We have a good number of housetraps in this area and it goes through them rather nicely...

I'm also quite well in tune with my machine and the cables so I'll get close to 2 years out of them...

One thing about drum machines is they aren't a high speed sissy saw on noodles...

They are a brute force stiff cable, that you jam into the roots stopping the blade, let it load the cable with a bunch of turns, then you haul back on it freeing it, let it spin wild, and then plunge it back into the roots shredding them into oblivion...

If you are in tune with your machine and cable you will do very well...

The inner core not only makes it a bit stiff for the house traps but it also limits the loading...

I consider the 5/8" to be too weak for the application...

The Magnum cable also loads too fast limiting the loading...

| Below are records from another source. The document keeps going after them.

@@ -875,8 +897,36 @@
   return hipErrorInvalidValue;
 }
 
-void launch_partition_init(const PartitionParams &p, unsigned long long *totals, hipStream_t stream) {
-  hipLaunchKernelGGL(partition_init_kernel, dim3(1), dim3(1024), 0, stream, p, totals);
-}
-
-}
+}
+
+hipError_t launch_bucket_apply(const KeyPassGroup &all, hipStream_t stream) {
+  for (int32_t format = 0; format < 3; format++) {
+    KeyPassGroup g;
+    memset(&g, 0, sizeof(g));
+    size_t words = 0;
+    uint32_t n_blocks = 0;
+    for (int c = 0; c < all.n_cols; c++) {
+      const PartitionParams &p = all.cols[c];
+      if (p.key16 != format) continue;
+      int at = g.n_cols++;
+      auto expected = [](const PartitionParams &q) { return q.length / (int64_t)(q.n_lists ? q.n_lists : 1); };
+      for (; at > 0 && expected(g.cols[at - 1]) < expected(p); at--) g.cols[at] = g.cols[at - 1];
+      g.cols[at] = p;
+      const size_t w = ((size_t)1 << p.sub_bits) / 32 * (p.want_multiplicity ? 2 : 1);
+      words = w > words ? w : words;
+      n_blocks += p.n_buckets;
+    }
+    if (g.n_cols == 0) continue;
+    const hipError_t e = format == 2   ? launch_bucket_apply_format<false, true>(g, words, n_blocks, stream)
+                         : format == 1 ? launch_bucket_apply_format<true, false>(g, words, n_blocks, stream)
+                                       : launch_bucket_apply_format<false, false>(g, words, n_blocks, stream);
+    if (e != hipSuccess) return e;
+  }
+  return hipSuccess;
+}
+
+void launch_partition_init(const KeyPassGroup &all, hipStream_t stream) {
+  hipLaunchKernelGGL(partition_init_kernel, dim3(all.n_cols), dim3(1024), 0, stream, all);
+}
+
+}
diff --git a/term_amd/csrc/kernels/scan.hip b/term_amd/csrc/kernels/scan.hip
--- a/term_amd/csrc/kernels/scan.hip
+++ b/term_amd/csrc/kernels/scan.hip
@@ -1028,16 +1028,10 @@
   pair_body<XF, YF, KLL>(P, ox, oy, oc, wave, lane, pvx, pvy);
 }
 
-__global__ __launch_bounds__(64) void scan_reduce_kernel(const ScanLaunch L,
-                                                          const ScanPartial *__restrict__ partials,
-                                                          int blocks_per_col,
-                                                          ScanAcc *__restrict__ accs,
-                                                          const OutlierStats *__restrict__ outliers) {
-  const int col = blockIdx.x;
+__device__ __forceinline__ void reduce_column_partials(const ScanColDesc &c, const ScanPartial *__restrict__ p,
+                                                       int blocks_per_col, ScanAcc &acc,
+                                                       const OutlierStats *__restrict__ outliers) {
   const int lane = threadIdx.x;
-  if (L.acc_index[col] < 0) return;
-  const ScanColDesc c = L.cols[col];
-  const ScanPartial *p = partials + (size_t)col * blocks_per_col;
   LaneAcc a;
   acc_init(a);
   if (outliers && lane == 0 && outliers->count) {
@@ -1077,7 +1071,25 @@
     LaneAcc b = acc_shfl_down(a, d);
     acc_merge(a, b, c.is_float);
   }
-  if (lane == 0) scan_fold(accs[L.acc_index[col]], a, c);
+  if (lane == 0) scan_fold(acc, a, c);
+}
+
+__global__ __launch_bounds__(64) void scan_reduce_kernel(const ScanLaunch L,
+                                                          const ScanPartial *__restrict__ partials,
+                                                          int blocks_per_col,
+                                                          ScanAcc *__restrict__ accs) {
+  const int col = blockIdx.x;
+  if (L.acc_index[col] < 0) return;
+  const ScanColDesc c = L.cols[col];
+  reduce_column_partials(c, partials + (size_t)col * blocks_per_col, blocks_per_col, accs[L.acc_index[col]], nullptr);
+}
+
+__global__ __launch_bounds__(64) void key_stats_reduce_kernel(const KeyStatsLaunch K, ScanAcc *__restrict__ accs) {
+  const KeyStatsCol k = K.cols[blockIdx.x];
+  ScanColDesc c;
+  memset(&c, 0, sizeof(c));
+  c.length = k.length;
+  reduce_column_partials(c, k.partials, k.n_partials, accs[k.acc_index], k.outliers);
 }
 
 __global__ __launch_bounds__(256) void scan_pivot_kernel(const ScanLaunch L,
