static hipStream_t g_side_stream[16] = {};
static hipEvent_t g_events[16][64] = {};
static int g_event_next[16] = {};
static std::mutex g_side_mu;
static int side_setup(Run& r) {
    if (r.plan || !sw::overlap()) return HS_OK;
    int dev = 0;
    HS_CHECK_HIP(hipGetDevice(&dev));
    if (dev < 0 || dev >= 16) return HS_OK;
    std::lock_guard<std::mutex> lk(g_side_mu);
    if (!g_side_stream[dev]) HS_CHECK_HIP(hipStreamCreateWithFlags(&g_side_stream[dev], hipStreamNonBlocking));
    r.side = g_side_stream[dev];
    return HS_OK;
// ... 1242 lines not shown
    HS_PROPAGATE(linear_fwd_run(r, x, M, Hd, qkv_lin, L.wqkv, L.qkv, 3 * Hd, r.dt, HS_ACT_NONE, nullptr, nullptr, 0, 0.f, 0));
    hs_attn_desc a = bert_attn_desc(d, r.dt);
    const char* qkv = (const char*)L.qkv;
    HS_PROPAGATE(attention_fwd_run(r, a, qkv, qkv ? qkv + (long long)Hd * es : nullptr,
                                   qkv ? qkv + 2ll * Hd * es : nullptr, L.ctx));
    HS_PROPAGATE(linear_fwd_run(r, L.ctx, M, Hd, d.ao, L.wao, L.h1, Hd, r.dt, HS_ACT_NONE, nullptr, x, Hd, d.hidden_dropout,
                                d.seed * 8 + 2));
    CALL(r, ln_fwd(r.dt, L.h1, d.ln1.gamma, d.ln1.beta, L.x1, L.mean1, L.rstd1, M, Hd, d.ln_eps, r.s, r.pk_T));
    HS_PROPAGATE(linear_fwd_run(r, L.x1, M, Hd, d.inter_l, L.wi, L.g, I, r.dt, HS_ACT_GELU, L.u, nullptr, 0, 0.f, 0));
    HS_PROPAGATE(linear_fwd_run(r, L.g, M, I, d.out_l, L.wo, L.h2, Hd, r.dt, HS_ACT_NONE, nullptr, L.x1, Hd,
                                d.hidden_dropout, d.seed * 8 + 3));
    CALL(r, ln_fwd(r.dt, L.h2, d.ln2.gamma, d.ln2.beta, y, L.mean2, L.rstd2, M, Hd, d.ln_eps, r.s, r.pk_T));
    RUN_CHECK_ARENAS(r, "bert_layer_fwd");
    return HS_OK;
}
static int bert_layer_bwd_run(Run& r, const hs_bert_layer_desc& d, const void* x, const void* dy, void* dx) {
    BertLayout L;
    HS_PROPAGATE(bert_layout(r, d, L));
    const int Hd = d.hidden, I = d.inter;
    const long long M = (long long)d.B * d.L;
    const int es = esize(r.dt);
    hs_attn_desc a = bert_attn_desc(d, r.dt);
    void* dh2 = r.ws.alloc(M * Hd * es);
    void* dd2 = r.ws.alloc(M * Hd * es);
    void* dh1 = r.ws.alloc(M * Hd * es);
    void* dd1 = r.ws.alloc(M * Hd * es);
    void* du = r.ws.alloc(M * I * es);
    void* dx1 = r.ws.alloc(M * Hd * es);
    void* dctx = r.ws.alloc(M * Hd * es);
    void* dqkv = r.ws.alloc(M * 3 * Hd * es);
// ... 5 lines not shown
    const bool fuse_ln = sw::fused_ln_bwd();
    const void* g2 = d.hidden_dropout > 0.f ? dd2 : dh2;
    hs_linear out_l_w = d.out_l;
    if (fuse_ln) {
        CALL(r, ln_bwd_pre(r.dt, dy, L.h2, d.ln2.gamma, L.mean2, L.rstd2, dh2, d.ln2.dgamma ? d.ln2.dgamma : scratch,
                           d.ln2.dbeta ? d.ln2.dbeta : (scratch ? scratch + Hd : nullptr),
                           d.hidden_dropout > 0.f ? dd2 : nullptr, d.out_l.db, d.hidden_dropout, d.seed * 8 + 3,
                           ln_ws, ln_ws_bytes, M, Hd, r.s, r.pk_inv));
        out_l_w.db = nullptr;
    } else {
        CALLK(r, 128, ln_bwd(r.dt, dy, L.h2, d.ln2.gamma, L.mean2, L.rstd2, dh2, d.ln2.dgamma ? d.ln2.dgamma : scratch,
                             d.ln2.dbeta ? d.ln2.dbeta : (scratch ? scratch + Hd : nullptr), ln_ws, ln_ws_bytes, M, Hd, r.s, r.pk_inv));
        if (d.hidden_dropout > 0.f && r.pk_T) CALL(r, dropout_rows(r.dt, dh2, dd2, M, Hd, d.hidden_dropout, d.seed * 8 + 3, r.pk_T, r.pk_row, r.s));
        else if (d.hidden_dropout > 0.f) CALL(r, hs_dropout(r.dt, dh2, dd2, M * Hd, d.hidden_dropout, d.seed * 8 + 3, r.s));
    }
    const bool nt = r.dt == HS_BF16 && sw::wgrad_nt() && M % 8 == 0 && Hd % 8 == 0 && I % 8 == 0;
    HS_REQUIRE(!r.pk_T || nt, "bert_layer_bwd: packed rows need the transposed-operand weight gradients (bf16, HAMSPINE_WGRAD_NT on)");
    const long long big_tiles = (long long)ceil_div(3 * Hd, 256) * ceil_div(Hd, 128) + (long long)ceil_div(Hd, 256) * ceil_div(Hd, 128) +
                                (long long)ceil_div(I, 256) * ceil_div(Hd, 128) + (long long)ceil_div(Hd, 256) * ceil_div(I, 128);
    const bool grouped = nt && sw::grouped_bert_wgrad() && !sw::overlap() && big_tiles >= 128;
    char* tA = nt ? (char*)r.ws.alloc(M * (long long)std::max(3 * Hd, I) * 2) : nullptr;
    char* tA_ffn2 = grouped ? (char*)r.ws.alloc(M * (long long)Hd * 2) : tA;
    char* tA_ao = grouped ? (char*)r.ws.alloc(M * (long long)Hd * 2) : tA;
    char* tA_qkv = grouped ? (char*)r.ws.alloc(M * 3ll * Hd * 2) : tA;
    r.group_nt = grouped;
    if (grouped && !r.plan) {
        r.grp_nt = r.tower_grp ? r.tower_grp : gemm_group_open(r.s, (long long)(uintptr_t)d.q.w + 16);
        HS_REQUIRE(r.grp_nt != nullptr, "bert_layer_bwd: cannot set up the grouped weight-gradient launch");
    }
    r.kc_on = r.pk_T && r.pk_kcols && grouped && !r.plan && sw::bert_wgrad_chunks() && gemm_group_takes_k_cols();
    const int* const k_cols = r.kc_on ? r.pk_kcols : nullptr;
    char* tX_g = nt ? (char*)r.ws.alloc(M * (long long)I * 2) : nullptr;
    char* tX_x1 = nt ? (char*)r.ws.alloc(M * (long long)Hd * 2) : nullptr;
    char* tX_ctx = nt ? (char*)r.ws.alloc(M * (long long)Hd * 2) : nullptr;
    char* tX_x = nt ? (char*)r.ws.alloc(M * (long long)Hd * 2) : nullptr;
    auto bias_by_colsum = [&](const hs_linear& lin, const void* dy_rm, int ldy) -> int {
        hs_linear only_b = lin;
        only_b.dw = nullptr;
        return linear_wgrad_run(r, nullptr, M, 0, only_b, dy_rm, ldy);
    };
    auto wgrad = [&](const void* x_rm, const void* xT, int in_f, const hs_linear& lin, const void* dy_rm, int ldy, char* tAk) -> int {
        if (!nt || !lin.dw) {
            const bool keep = r.group_nt;
            r.group_nt = false;
            const int st = linear_wgrad_run(r, x_rm, M, in_f, lin, dy_rm, ldy);
            r.group_nt = keep;
            return st;
        }
        HS_PROPAGATE(transpose_run(r, dy_rm, tAk, M, lin.out_f, ldy, true, true));
        const bool fused_b = lin.db && (r.group_nt || hs_gemm_suggest_split(lin.out_f, in_f, (int)M, r.dt) <= 1) && sw::fused_bias_grad();
        HS_PROPAGATE(linear_wgrad_nt_run(r, xT, tAk, M, in_f, lin.out_f, lin.dw, lin.db, 0, nullptr, nullptr, k_cols));
        if (lin.db && !fused_b) HS_PROPAGATE(bias_by_colsum(lin, dy_rm, ldy));
        return HS_OK;
    };
    const bool dnt = r.dt == HS_BF16 && sw::dgrad_nt() && Hd % 8 == 0 && I % 8 == 0;
    char* wo_t = dnt ? (char*)r.ws.alloc((long long)Hd * I * 2) : nullptr;
    char* wi_t = dnt ? (char*)r.ws.alloc((long long)Hd * I * 2) : nullptr;
    char* wqkv_t = dnt ? (char*)r.ws.alloc(3ll * Hd * Hd * 2) : nullptr;
    {
        const void* src[7];
        void* dst[7];
        int32_t R[7], Cc[7];
        int64_t lds[7], ldd[7];
        unsigned char tok[7];
        int n = 0;
        auto add = [&](const void* s_, void* d_, long long rows, int cols, bool tokens = false) {
            src[n] = s_; dst[n] = d_; R[n] = (int32_t)rows; Cc[n] = cols; lds[n] = cols; ldd[n] = rows; tok[n] = tokens ? (r.kc_on ? 2 : 1) : 0;
            ++n;
        };
        if (nt) {
            add(L.g, tX_g, M, I, true);
            add(L.x1, tX_x1, M, Hd, true);
            add(L.ctx, tX_ctx, M, Hd, true);
            add(x, tX_x, M, Hd, true);
// ... 252 lines not shown
    const hs_conv_bn& cb = d.stem.cb;
    if (cb.dw || cb.dgamma || cb.dbeta) {
        r.saved.off = lo.lay_off[0];
        const long long wm = r.ws.mark();
        HS_PROPAGATE(stem_bwd_run(r, d.stem, r.saved.base ? r.saved.base + lo.y_off[0] : nullptr, dy));
        r.ws.release(wm);
    }
    return milestones_flush(r);
}
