size_t carve_point(void* b, size_t BP, PointState& s) { Carver c(b); s.vproj = c.take<float4>(BP); return c.off; }
size_t carve_face(void* b, size_t BF, size_t F, size_t T, bool tet, FaceState& s) {
    Carver c(b);
    s.rect = c.take<uint2>(BF); s.key_depth = c.take<float>(BF);
    s.max_depth = tet ? c.take<float>(BF) : nullptr;
    s.tiles_touched = c.take<uint32_t>(BF);
    s.facerec = s.colrec = s.tetrec = nullptr;
    if (tet) {
        s.facerec = c.take<char>(F * dmr::tet_facerec_bytes());
        s.colrec = c.take<char>(F * dmr::tet_colrec_bytes());
        s.tetrec = c.take<char>(T * dmr::tet_tetrec_bytes());
    }
    return c.off;
}
size_t carve_image(void* b, size_t B, size_t ntiles, size_t npix, bool tet, ImageState& s) {
    Carver c(b);
    s.mats = c.take<float>(64 * B);
    s.seed = c.take<int>(1);
    s.mask_offset = c.take<unsigned long long>(2);
    s.tile_count = c.take<uint32_t>(ntiles); s.tile_hits = c.take<uint32_t>(ntiles); s.tile_bound = c.take<uint32_t>(ntiles);
    s.scan_tmp = c.take<uint32_t>(dmr::scan_tmp_words((int)ntiles));
    s.hit_offset = c.take<uint32_t>(ntiles + 1); s.tile_used = c.take<uint32_t>(ntiles); s.hit_total = c.take<unsigned long long>(1);
    s.tile_offset = c.take<uint32_t>(ntiles + 1);
    s.tile_cursor = c.take<uint32_t>(ntiles); s.num_rendered = c.take<int>(1);
    s.tile_order = c.take<uint32_t>(ntiles);
    s.final_T = c.take<float>(npix); s.final_prev_T = c.take<float>(npix); s.n_contrib = c.take<uint32_t>(npix);
    if (tet) {
        s.first_face = c.take<int32_t>(npix); s.first_tet = c.take<int32_t>(npix);
        s.last_face = c.take<int32_t>(npix); s.last_tet = c.take<int32_t>(npix);
        s.is_active = c.take<uint8_t>(npix);
        s.seq = c.take<dmr::TetSeq>(1);
    } else {
        s.first_face = s.first_tet = s.last_face = s.last_tet = nullptr; s.is_active = nullptr;
        s.seq = nullptr;
    }
    return c.off;
}
size_t carve_binning(void* b, size_t R, size_t mask_tiles, size_t seq_tiles, size_t seq_steps, BinningState& s) {
    Carver c(b);
    s.face_list = c.take<uint32_t>(R); s.keys = c.take<uint64_t>(R);
    s.capacity = (uint32_t)std::min<size_t>(R, 0xffffffffu);
    s.mask_offset = c.off;
    s.mask_first = dmr::mask_first_slots(R, mask_tiles);
    if (mask_tiles && R > 0) c.take<uint4>(dmr::mask_slots(R, mask_tiles) * 256);
    s.base = reinterpret_cast<char*>(b); s.seq_offset = c.off; s.seq_steps = (uint32_t)seq_steps;
    if (seq_steps) c.take<char>(dmr::tet_seq_bytes(seq_tiles, seq_steps));
    return c.off;
}

struct Dims { int gx, gy, r0, r1, ntiles; size_t BP, BF, npix; };

dmr_scene canonical(const dmr_scene* s, const float* mats) {
    dmr_scene c = *s;
    const size_t n = 16 * (size_t)s->B;
    c.mv_mats = mats; c.proj_mats = mats + n; c.inv_mv_mats = mats + 2 * n; c.inv_proj_mats = mats + 3 * n;
    c.mats_transposed = 0;
    return c;
}

int check_scene(const dmr_scene* s, bool tet, Dims& d) {
    if (!s) return fail("null scene");
    if (s->B <= 0 || s->W <= 0 || s->H <= 0 || s->P < 0 || s->F < 0 || s->T < 0) return fail("bad dimensions");
    if ((int64_t)s->B * s->P > INT32_MAX || (int64_t)s->B * s->F > INT32_MAX || (int64_t)s->B * s->W * s->H > INT32_MAX)
        return fail("problem too large for 32-bit indexing");
    d.gx = (s->W + dmr::TILE - 1) / dmr::TILE;
    d.gy = (s->H + dmr::TILE - 1) / dmr::TILE;
    if (d.gx > 65535 || d.gy > 65535) return fail("image too large (tile coordinates must fit 16 bits)");
    d.r0 = s->row_begin; d.r1 = s->row_end;
    if (d.r0 == 0 && d.r1 == 0) d.r1 = d.gy;
    d.r0 = std::max(0, std::min(d.gy, d.r0));
    d.r1 = std::max(d.r0, std::min(d.gy, d.r1));
    d.ntiles = s->B * d.gx * d.gy;
    d.BP = (size_t)s->B * s->P; d.BF = (size_t)s->B * s->F; d.npix = (size_t)s->B * s->W * s->H;
    if (tet && s->F > 0 && s->P > 0 && (!s->tets || !s->face_tets || !s->tet_faces)) return fail("tet topology missing");
    if (tet && s->F >= (1 << 28)) return fail("too many faces for the tet renderer (face ids must fit 28 bits)");
    return 0;
}
// ... 38 lines not shown
    auto it = g_overflow.find(dev);
    if (it != g_overflow.end()) return it->second;
    if (!create) return nullptr;
    void* p = nullptr;
    if (hipHostMalloc(&p, 64, hipHostMallocCoherent | hipHostMallocPortable) != hipSuccess) return nullptr;
    *reinterpret_cast<volatile uint32_t*>(p) = 0u;
    return g_overflow[dev] = reinterpret_cast<uint32_t*>(p);
}

bool stream_is_capturing(hipStream_t st) {
    hipStreamCaptureStatus cs = hipStreamCaptureStatusNone;
    if (hipStreamIsCapturing(st, &cs) != hipSuccess) { (void)hipGetLastError(); return false; }
    return cs != hipStreamCaptureStatusNone;
}

struct SizeKey {
    int v[7];
    bool operator<(const SizeKey& o) const { return memcmp(v, o.v, sizeof(v)) < 0; }
};
struct SizeGuess { double rendered_per_face = 0.0, hits_per_face = 0.0; uint32_t* seq_steps = nullptr; };
std::mutex g_size_mu;
std::map<SizeKey, SizeGuess> g_size_cache;
std::atomic<uint64_t> g_redo_count{0};
int size_bucket(size_t BF) { int b = 0; while ((BF >> (b + 1)) != 0) b++; return b; }
SizeKey size_key(const dmr_scene* s, bool tet, const Dims& d) {
    return SizeKey{{s->B, s->W, s->H, d.r0, d.r1, tet ? 1 : 0, size_bucket(d.BF)}};
}
double lookup_estimate(const SizeKey& key, double SizeGuess::* field) {
    for (int db : {0, -1, 1}) {
        SizeKey k = key; k.v[6] += db;
        auto it = g_size_cache.find(k);
        if (it != g_size_cache.end() && it->second.*field > 0.0) return it->second.*field;
    }
    return 0.0;
}
uint64_t padded(uint64_t n) { return n + n / 4 + 4096; }
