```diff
@@ -1601,10 +1688,10 @@
     } else {
         const int slot = blockIdx.x * NWV + wv;
         if (p.direct) {
-            if (slot < p.batch) process(slot);
+            if (slot < p.batch) process(slot, nullptr, 0);
         } else if (slot < p.ntiles * 16) {
             const int inst = p.perm[(slot % p.ntiles) * 16 + slot / p.ntiles];
-            if (inst >= 0) process(inst);
+            if (inst >= 0) process(inst, nullptr, 0);
         }
     }
 }
@@ -1624,6 +1711,34 @@
 }
 
 constexpr int STEP_KOFF = (int)((sizeof(AdmmParams) + 7) & ~size_t(7));
+
+struct StepHandoff {
+    static constexpr bool possible = true;
+    const PolishParams& pp;
+    double* shc;
+    PolishShared SL;
+    bool on;
+    __device__ __forceinline__ double* record(int rank) const {
+        return rank < POLISH_WAVES_GLDS ? shc + SL.total + (size_t)rank * pp.lds_per_wave
+                                        : shc + pp.sg_shared_off + (size_t)(rank - POLISH_WAVES_GLDS) * HANDOFF_REC;
+    }
+    __device__ __forceinline__ double load_const(int t) const {
+        const int n = pp.roll.n, nx = (pp.roll.N + 1) * n;
+        double v = 0.0;
+        if (t < SL.off_umin) v = GL(pp.dvec)[t];
+        else if (t < SL.off_umax) v = GL(pp.umin)[t - SL.off_umin];
+        else if (t < SL.off_uref) v = GL(pp.umax)[t - SL.off_umax];
+        else if (t < SL.off_ab) { if (pp.uref_stride == 0) v = GL(pp.uref)[t - SL.off_uref]; }
+        else if (t < SL.off_xref) { const int u = t - SL.off_ab; v = u < n * n ? GL(pp.roll.A)[u] : GL(pp.roll.B)[u - n * n]; }
+        else if (pp.fuse_rollout && pp.roll.xref_stride == 0 && t < SL.off_xref + nx) v = GL(pp.roll.xref)[t - SL.off_xref];
+        return v;
+    }
+    __device__ __forceinline__ void store_const(int t, double v) const { if (t < SL.total) shc[t] = v; }
+    __device__ __forceinline__ void init_queue(int staged) const {
+        int* qcnt = reinterpret_cast<int*>(shc + SL.total + (size_t)POLISH_WAVES_GLDS * pp.lds_per_wave);
+        qcnt[0] = POLISH_WAVES_GLDS; qcnt[1] = -1; qcnt[2] = staged;
+    }
+};
 
 template <int NRB, int KS>
 __global__ __launch_bounds__(64 * NRB) __attribute__((amdgpu_waves_per_eu(2, 2)))
@@ -1641,7 +1756,9 @@
             }
         }
     };
-    admm_body<NRB, KS>(ap, smem + (size_t)pp.nz * gs, request_g);
+    double* un = smem + (size_t)pp.nz * gs;
+    const StepHandoff hand{pp, un, polish_shared_layout(pp.roll.n, pp.m, pp.roll.N, pp.nz, pp.nzs, pp.fuse_rollout), pp.handoff != 0};
+    admm_body<NRB, KS>(ap, un, request_g, hand);
     __builtin_amdgcn_s_waitcnt(0);
     __syncthreads();
     polish_body<true, true, STEP_KOFF>(pp, smem);
diff --git a/include/almpc.h b/include/almpc.h
--- a/include/almpc.h
+++ b/include/almpc.h
@@ -45,6 +45,7 @@
 
 #define ALMPC_OPT_NO_WARM_STATE 0x1
 #define ALMPC_OPT_FULL_FIRST_PRODUCT 0x2
+#define ALMPC_OPT_HBM_HANDOFF 0x4
 
 void almpc_default_opts(almpc_opts* opts);
 
```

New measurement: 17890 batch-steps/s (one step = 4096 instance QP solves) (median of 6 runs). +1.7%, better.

If we didn't have housetraps I'd consider trying 3/4" hollow core...


----------



## Maximumplumbing (Nov 6, 2010)

Got ya. We don't have many house traps in my area, but I know what you are saying. I've used 5/8 for the past 10 years or so, and have gotten pretty well connected to it. I like being able to load 150' in one drum when needed. I agree, I would not try to whoop a 6" root infested line with it. I also have a cart Jetter and an excavator that gets most of the heavy sewer work. My main line machine gets things flowing and camera ready to make a decision on the next steps. Thanks for the info, these are the "real" reviews I'm looking for.


----------



## Drain Pro (Nov 3, 2013)

Redwood said:


> We have a good number of housetraps in this area and it goes through them rather nicely...
> 
> 
> 
> ...



This is something all inexperienced drain guys should read and understand. Well said Red. 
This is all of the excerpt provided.